YOUR GOAL. From the line below that contains "void msm_reduce_bits_kernel(const uint32_t*" to the line that contains "tree[WIN_THREADS * XP_WORDS];", repeat every line exactly, both ends included, and nothing else.

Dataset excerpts

# bernborgess/raft-tla

Measured on AMD Instinct MI355X. Metric: distinct states/sec (whole node) + wall time to exhaust, 3-server Raft, higher is better.
Workload: dtype u32

## Files before the change

### raft-tla_amd/csrc/rtla_klevel.h

```cpp
#pragma once
#include "rtla_kdev.h"

namespace {

template <int NS>
__device__ __forceinline__ void add_at(uint32_t* a, uint32_t j, uint32_t v) {
#pragma unroll
  for (int k = 0; k < NS; k++)
    if ((uint32_t)k == j) a[k] += v;
}
template <int NS, int S, class P>
__device__ __forceinline__ int successor_orbit_step_sig(const Layout& L, P prow, const DeltaT<NS>& d,
                                                        const uint32_t* psg, int k, bool all, FP& best) {
  return with_successor<NS>(L, prow, d, [&](auto rec_of, int nmsg, auto slot_of, int nelec, auto elec_of) {
    uint32_t ms[NS], mr[NS];
#pragma unroll
    for (int j = 0; j < NS; j++) {
      ms[j] = psg[(NS + j) * S];
      mr[j] = psg[(2 * NS + j) * S];
    }
#pragma unroll
    for (int q = 0; q < 3; q++) {
      if (q >= d.nops) continue;
      const uint64_t o = d.op_old[q], v = d.op_new[q];
      if (o) {
        const uint32_t c = slot_sig_sent(L, o);
        add_at<NS>(ms, slot_src(L, o), 0u - c);
        add_at<NS>(mr, slot_dst(L, o), 0u - slot_sig_recv(c));
      }
      if (v) {
        const uint32_t c = slot_sig_sent(L, v);
        add_at<NS>(ms, slot_src(L, v), c);
        add_at<NS>(mr, slot_dst(L, v), slot_sig_recv(c));
      }
    }
    const uint32_t lsrv = d.srv >= 0 ? srv_sig<NS>(d.srv, d.rec) : 0u;
    uint64_t sig[NS];
#pragma unroll
    for (int i = 0; i < NS; i++) sig[i] = sig_of(i == d.srv ? lsrv : psg[i * S], ms[i], mr[i]);
    const SymRank r = sym_rank_from<NS>(L, sig, rec_of, nmsg, slot_of, nelec, elec_of);
    const int k1 = all ? r.ncomb : min(k + 1, r.ncomb);
    for (int j = k; j < k1; j++) {
      const FP f = sym_image_fp<NS>(L, rec_of, nmsg, slot_of, nelec, elec_of, r, j);
      if (fp_less(f, best)) best = f;
    }
    return k1 < r.ncomb ? k1 : -1;
  });
}

}

namespace {

constexpr int RING = 128;
constexpr int NEWCAP = 512;
constexpr int NEWFLUSH = NEWCAP - 3 * 64;


__host__ __device__ constexpr int compact_lds_words(int W, int AW, int GROUP, bool sym, bool multi) {
  return (4 * GROUP * (sym ? 2 : 1) + (multi ? 4 * SHARD_MAX : 0) + NEWCAP / 2 + GROUP * W + GROUP * AW +
          RING / 2 * (sym ? 2 : 1) + (sym ? 5 * 64 + 3 * NMAX * GROUP : 0) + 3) & ~3;
}

__device__ __forceinline__ unsigned long long win_bits(unsigned long long bits, int off) {
  if (off >= 64 || off <= -64) return 0ull;
  return off >= 0 ? bits << off : bits >> (-off);
}

template <int NS>
__device__ __forceinline__ unsigned long long cand_mask(const Layout& L, const uint32_t* row, int nmsg, int wb,
                                                        bool dup = true) {
  constexpr int N = NS;
  unsigned long long rv = 0, bl = 0, ldr = 0, tmo = 0;
#pragma unroll
  for (int i = 0; i < N; i++) {
    const uint32_t w0 = srv_w0(L, row, i);
    const uint32_t role = s_role(w0);
    if (role == FOLLOWER || role == CANDIDATE) tmo |= 1ull << i;
    if (role == CANDIDATE) {
      rv |= (unsigned long long)(~s_vresp(w0) & ((1u << N) - 1u)) << (i * N);
      if (__builtin_popcount(s_vgrant(w0)) * 2 > N) bl |= 1ull << i;
    }
    if (role == LEADER) ldr |= 1ull << i;
  }
  unsigned long long ae = 0, cr = 0;
#pragma unroll
  for (int i = 0; i < N; i++)
    if (ldr >> i & 1ull) {
      ae |= (((1ull << N) - 1ull) & ~(1ull << i)) << (i * N);
      cr |= ((1ull << L.V) - 1ull) << (i * L.V);
    }
  const unsigned long long bag = nmsg >= 64 ? ~0ull : ((1ull << nmsg) - 1ull);
  unsigned long long m = 0;
  m |= win_bits((1ull << N) - 1ull, L.fam[F_RESTART] - wb);
  m |= win_bits(tmo, L.fam[F_TIMEOUT] - wb);
  m |= win_bits(rv, L.fam[F_REQUESTVOTE] - wb);
  m |= win_bits(bl, L.fam[F_BECOMELEADER] - wb);
  m |= win_bits(cr, L.fam[F_CLIENTREQUEST] - wb);
  m |= win_bits(ldr, L.fam[F_ADVANCECOMMIT] - wb);
  m |= win_bits(ae, L.fam[F_APPENDENTRIES] - wb);
  m |= win_bits(bag, L.fam[F_RECEIVE] - wb);
  if (dup) m |= win_bits(bag, L.fam[F_DUPLICATE] - wb);
  m |= win_bits(bag, L.fam[F_DROP] - wb);
  return m;
}
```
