   const uint32_t first = row ? blk * M : blk - H, stride = row ? 1u : M;
-  const uint32_t* b1 = bucket + PT_WORDS;
-  G1Jac acc = g1_identity();
+  const uint32_t* b1 = bucket + XP_WORDS;
+  G1Xyzz acc = g1x_identity();
   if (t < count) {
-    G1Jac cur = load_jac(b1 + (size_t)(first + t * stride) * PT_WORDS);
-    for (uint32_t e = t; e < count; e += WIN_THREADS) {
-      const uint32_t en = e + WIN_THREADS;
-      const G1Jac nxt = en < count ? load_jac(b1 + (size_t)(first + en * stride) * PT_WORDS) : g1_identity();
-      acc = g1_add(acc, cur);
+    uint32_t e = t;
+    bool general = false;
+    G1Xyzz cur = load_xyzz(b1 + (size_t)(first + t * stride) * XP_WORDS);
+    for (; e < count; e += RC_THREADS) {
+      const uint32_t en = e + RC_THREADS;
+      const G1Xyzz nxt = en < count ? load_xyzz(b1 + (size_t)(first + en * stride) * XP_WORDS) : g1x_identity();
+      if (acc.inf) {
+        acc = cur;
+      } else if (!cur.inf && !g1x_add_fast<XADD_LOCKSTEP>(acc, cur)) {
+        general = true;
+        break;
+      }
       cur = nxt;
     }
-  }
-  const G1Jac r = block_sum_points_upto(tree, acc, count < WIN_THREADS ? count : WIN_THREADS);
-  if (t == 0) store_jac(sums + (size_t)blk * PT_WORDS, r);
+    if (general)
+      for (; e < count; e += RC_THREADS) acc = g1x_add<XADD_LOCKSTEP>(acc, load_xyzz(b1 + (size_t)(first + e * stride) * XP_WORDS));
+  }
+  const G1Xyzz r = block_sum_xyzz_upto(tree, acc, count < RC_THREADS ? count : RC_THREADS);
+  if (t == 0) store_xyzz(sums + (size_t)blk * XP_WORDS, r);
 }
 
 __global__ __launch_bounds__(WIN_THREADS) void msm_reduce_bits_kernel(const uint32_t* __restrict__ sums, uint32_t m, uint32_t h,
                                                                       uint32_t* __restrict__ winres, uint32_t res_stride) {
-  __shared__ uint32_t tree[WIN_THREADS * PT_WORDS];
+  __shared__ uint32_t tree[WIN_THREADS * XP_WORDS];
   const uint32_t M = 1u << m, H = 1u << h, p = blockIdx.x, t = threadIdx.x;
-  sums += (size_t)blockIdx.y * ((size_t)M + H) * PT_WORDS;
+  sums += (size_t)blockIdx.y * ((size_t)M + H) * XP_WORDS;
   if (blockIdx.y != 0 && p == 0 && t < 4) (winres - 4)[(size_t)blockIdx.y * res_stride + t] = (winres - 4)[t];
   winres += (size_t)blockIdx.y * res_stride;
   const uint32_t* rows = sums;
-  const uint32_t* cols = sums + (size_t)H * PT_WORDS;
-  G1Jac acc = g1_identity();
+  const uint32_t* cols = sums + (size_t)H * XP_WORDS;
+  G1Xyzz acc = g1x_identity();
   uint32_t widest = 0;
   if (p < m) {
     const uint32_t half = M >> 1, low = (1u << p) - 1u;
     for (uint32_t i = t; i < half; i += WIN_THREADS) {
       const uint32_t lo = ((i & ~low) << 1) | (1u << p) | (i & low);
-      acc = g1_add(acc, load_jac(cols + (size_t)lo * PT_WORDS));
+      acc = g1x_add<XADD_LOCKSTEP>(acc, load_xyzz(cols + (size_t)lo * XP_WORDS));
     }
     widest = half;
     if (p == 0) {
-      for (uint32_t hi = t; hi < H; hi += WIN_THREADS) acc = g1_add(acc, load_jac(rows + (size_t)hi * PT_WORDS));
+      for (uint32_t hi = t; hi < H; hi += WIN_THREADS) acc = g1x_add<XADD_LOCKSTEP>(acc, load_xyzz(rows + (size_t)hi * XP_WORDS));
       if (H > widest) widest = H;
     }
   } else {
     const uint32_t q = p - m, half = H >> 1, low = (1u << q) - 1u;
     for (uint32_t i = t; i < half; i += WIN_THREADS) {
       const uint32_t hi = ((i & ~low) << 1) | (1u << q) | (i & low);
-      acc = g1_add(acc, load_jac(rows + (size_t)hi * PT_WORDS));
+      acc = g1x_add<XADD_LOCKSTEP>(acc, load_xyzz(rows + (size_t)hi * XP_WORDS));
     }
     widest = half;
   }
   if (widest > WIN_THREADS) widest = WIN_THREADS;
   if (widest < 1) widest = 1;
-  const G1Jac r = block_sum_points_upto(tree, acc, widest);
-  if (t == 0) store_window_ext(winres + (size_t)p * 32, r);
+  const G1Xyzz r = block_sum_xyzz_upto(tree, acc, widest);
+  if (t == 0) store_window_ext(winres + (size_t)p * 32, g1x_to_jac(r));
 }
 
 __global__ void msm_windows_to_ext_kernel(const uint32_t* __restrict__ in, uint32_t W, uint32_t* __restrict__ winres) {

RESULT.
 __global__ __launch_bounds__(WIN_THREADS) void msm_reduce_bits_kernel(const uint32_t* __restrict__ sums, uint32_t m, uint32_t h,
                                                                       uint32_t* __restrict__ winres, uint32_t res_stride) {
-  __shared__ uint32_t tree[WIN_THREADS * PT_WORDS];
+  __shared__ uint32_t tree[WIN_THREADS * XP_WORDS];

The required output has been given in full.